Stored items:
# saugns/saugns

Hardware: AMD Instinct MI355X
Metric: mono samples/sec/GPU @ N voices (depth-3 FM) (higher is better)
Workload: dtype f32 (f64 table interpolation, u32 phase)

## Files before the change

### __graft_entry__.py

```python
import os
import subprocess
import sys

ROOT = os.path.dirname(os.path.abspath(__file__))
if ROOT not in sys.path:
    sys.path.insert(0, ROOT)


def build():
    import saugns_amd
    saugns_amd.build(force=False)
    subprocess.check_call(["make", "-s", "-C", os.path.join(ROOT, "tests", "seqexec")])
    subprocess.check_call(["make", "-s", "-C", os.path.join(ROOT, "tests", "hooks")])
    subprocess.check_call(["make", "-s", "-C", os.path.join(ROOT, "tests", "hooks_levels")])
    subprocess.check_call(["make", "-s", "-C", os.path.join(ROOT, "tests", "hooks_oversample")])
    subprocess.check_call(["make", "-s", "-C", os.path.join(ROOT, "tests", "hooks_loudness")])
    subprocess.check_call(["make", "-s", "-C", os.path.join(ROOT, "tests", "hooks_limiter")])
    subprocess.check_call(["make", "-s", "-C", os.path.join(ROOT, "tests", "hooks_spectrum")])
    subprocess.check_call(["make", "-s", "-C", os.path.join(ROOT, "tests", "hooks_plan")])
    subprocess.check_call(["make", "-s", "-C", os.path.join(ROOT, "oracle"), "oracle"])
    subprocess.check_call(["make", "-s", "-C", os.path.join(ROOT, "oracle"), "ref"])
    subprocess.check_call(["make", "-s", "-C", os.path.join(ROOT, "oracle"), "hosts"])
    saugns_amd.lib()


def smoke():
    import numpy as np
    import saugns_amd as sa
    from saugns_amd import voicebank
    from oracle import pyoracle as po

    tabs = np.fromfile(os.path.join(ROOT, "tests", "golden", "piluts_ref.f32"),
                       dtype="<f4").reshape(12, 2048)
    sa.set_piluts(tabs)
    po.oracle_use_tables(tabs)
    po.oracle().ora_set_fastmath_forms(1)
    prg = voicebank.config3(n=16, seconds=1)
    want = po.oracle_render(prg.ptr, 44100, False)
    got = sa.Generator(prg, 44100).render(stereo=False)
    assert len(got) == len(want) == 44100, (len(got), len(want))
    diff = int(np.abs(got.astype(np.int32) - want.astype(np.int32)).max())
    assert diff == 0, f"GPU render differs from the oracle by {diff} LSB"
    print("smoke ok: 16 voices x depth-3 PM, 44100 frames, bit-exact vs oracle")
    from saugns_amd.api import POP_FMOD
    fm = [voicebank.Op("sin", freq=voicebank.Line(110.0 + 20 * k, goal=330.0, shape="exp"), time_ms=500,
                       mods={POP_FMOD: [voicebank.Op("sin", freq=5.0 + k, amp=20.0)]}) for k in range(8)]
    for name, p in (("8 FM voices with gliding carriers", voicebank.build_program(fm)),
                    ("16 feedback voices (config 5)", voicebank.config5(n=16, seconds=1))):
        want = po.oracle_render(p.ptr, 44100, False)
        got = sa.Generator(p, 44100).render(stereo=False)
        assert len(got) == len(want) and (got == want).all(), name
        print(f"smoke ok: {name}, {len(got)} frames, bit-exact vs oracle")
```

• Description of the task:
Make a precise copy of the records in their entirety.

• Written response:
# saugns/saugns

Hardware: AMD Instinct MI355X
Metric: mono samples/sec/GPU @ N voices (depth-3 FM) (higher is better)
Workload: dtype f32 (f64 table interpolation, u32 phase)

## Files before the change

### __graft_entry__.py

```python
import os
import subprocess
import sys

ROOT = os.path.dirname(os.path.abspath(__file__))
if ROOT not in sys.path:
    sys.path.insert(0, ROOT)


def build():
    import saugns_amd
    saugns_amd.build(force=False)
    subprocess.check_call(["make", "-s", "-C", os.path.join(ROOT, "tests", "seqexec")])
    subprocess.check_call(["make", "-s", "-C", os.path.join(ROOT, "tests", "hooks")])
    subprocess.check_call(["make", "-s", "-C", os.path.join(ROOT, "tests", "hooks_levels")])
    subprocess.check_call(["make", "-s", "-C", os.path.join(ROOT, "tests", "hooks_oversample")])
    subprocess.check_call(["make", "-s", "-C", os.path.join(ROOT, "tests", "hooks_loudness")])
    subprocess.check_call(["make", "-s", "-C", os.path.join(ROOT, "tests", "hooks_limiter")])
    subprocess.check_call(["make", "-s", "-C", os.path.join(ROOT, "tests", "hooks_spectrum")])
    subprocess.check_call(["make", "-s", "-C", os.path.join(ROOT, "tests", "hooks_plan")])
    subprocess.check_call(["make", "-s", "-C", os.path.join(ROOT, "oracle"), "oracle"])
    subprocess.check_call(["make", "-s", "-C", os.path.join(ROOT, "oracle"), "ref"])
    subprocess.check_call(["make", "-s", "-C", os.path.join(ROOT, "oracle"), "hosts"])
    saugns_amd.lib()


def smoke():
    import numpy as np
    import saugns_amd as sa
    from saugns_amd import voicebank
    from oracle import pyoracle as po

    tabs = np.fromfile(os.path.join(ROOT, "tests", "golden", "piluts_ref.f32"),
                       dtype="<f4").reshape(12, 2048)
    sa.set_piluts(tabs)
    po.oracle_use_tables(tabs)
    po.oracle().ora_set_fastmath_forms(1)
    prg = voicebank.config3(n=16, seconds=1)
    want = po.oracle_render(prg.ptr, 44100, False)
    got = sa.Generator(prg, 44100).render(stereo=False)
    assert len(got) == len(want) == 44100, (len(got), len(want))
    diff = int(np.abs(got.astype(np.int32) - want.astype(np.int32)).max())
    assert diff == 0, f"GPU render differs from the oracle by {diff} LSB"
    print("smoke ok: 16 voices x depth-3 PM, 44100 frames, bit-exact vs oracle")
    from saugns_amd.api import POP_FMOD
    fm = [voicebank.Op("sin", freq=voicebank.Line(110.0 + 20 * k, goal=330.0, shape="exp"), time_ms=500,
                       mods={POP_FMOD: [voicebank.Op("sin", freq=5.0 + k, amp=20.0)]}) for k in range(8)]
    for name, p in (("8 FM voices with gliding carriers", voicebank.build_program(fm)),
                    ("16 feedback voices (config 5)", voicebank.config5(n=16, seconds=1))):
        want = po.oracle_render(p.ptr, 44100, False)
        got = sa.Generator(p, 44100).render(stereo=False)
        assert len(got) == len(want) and (got == want).all(), name
        print(f"smoke ok: {name}, {len(got)} frames, bit-exact vs oracle")
```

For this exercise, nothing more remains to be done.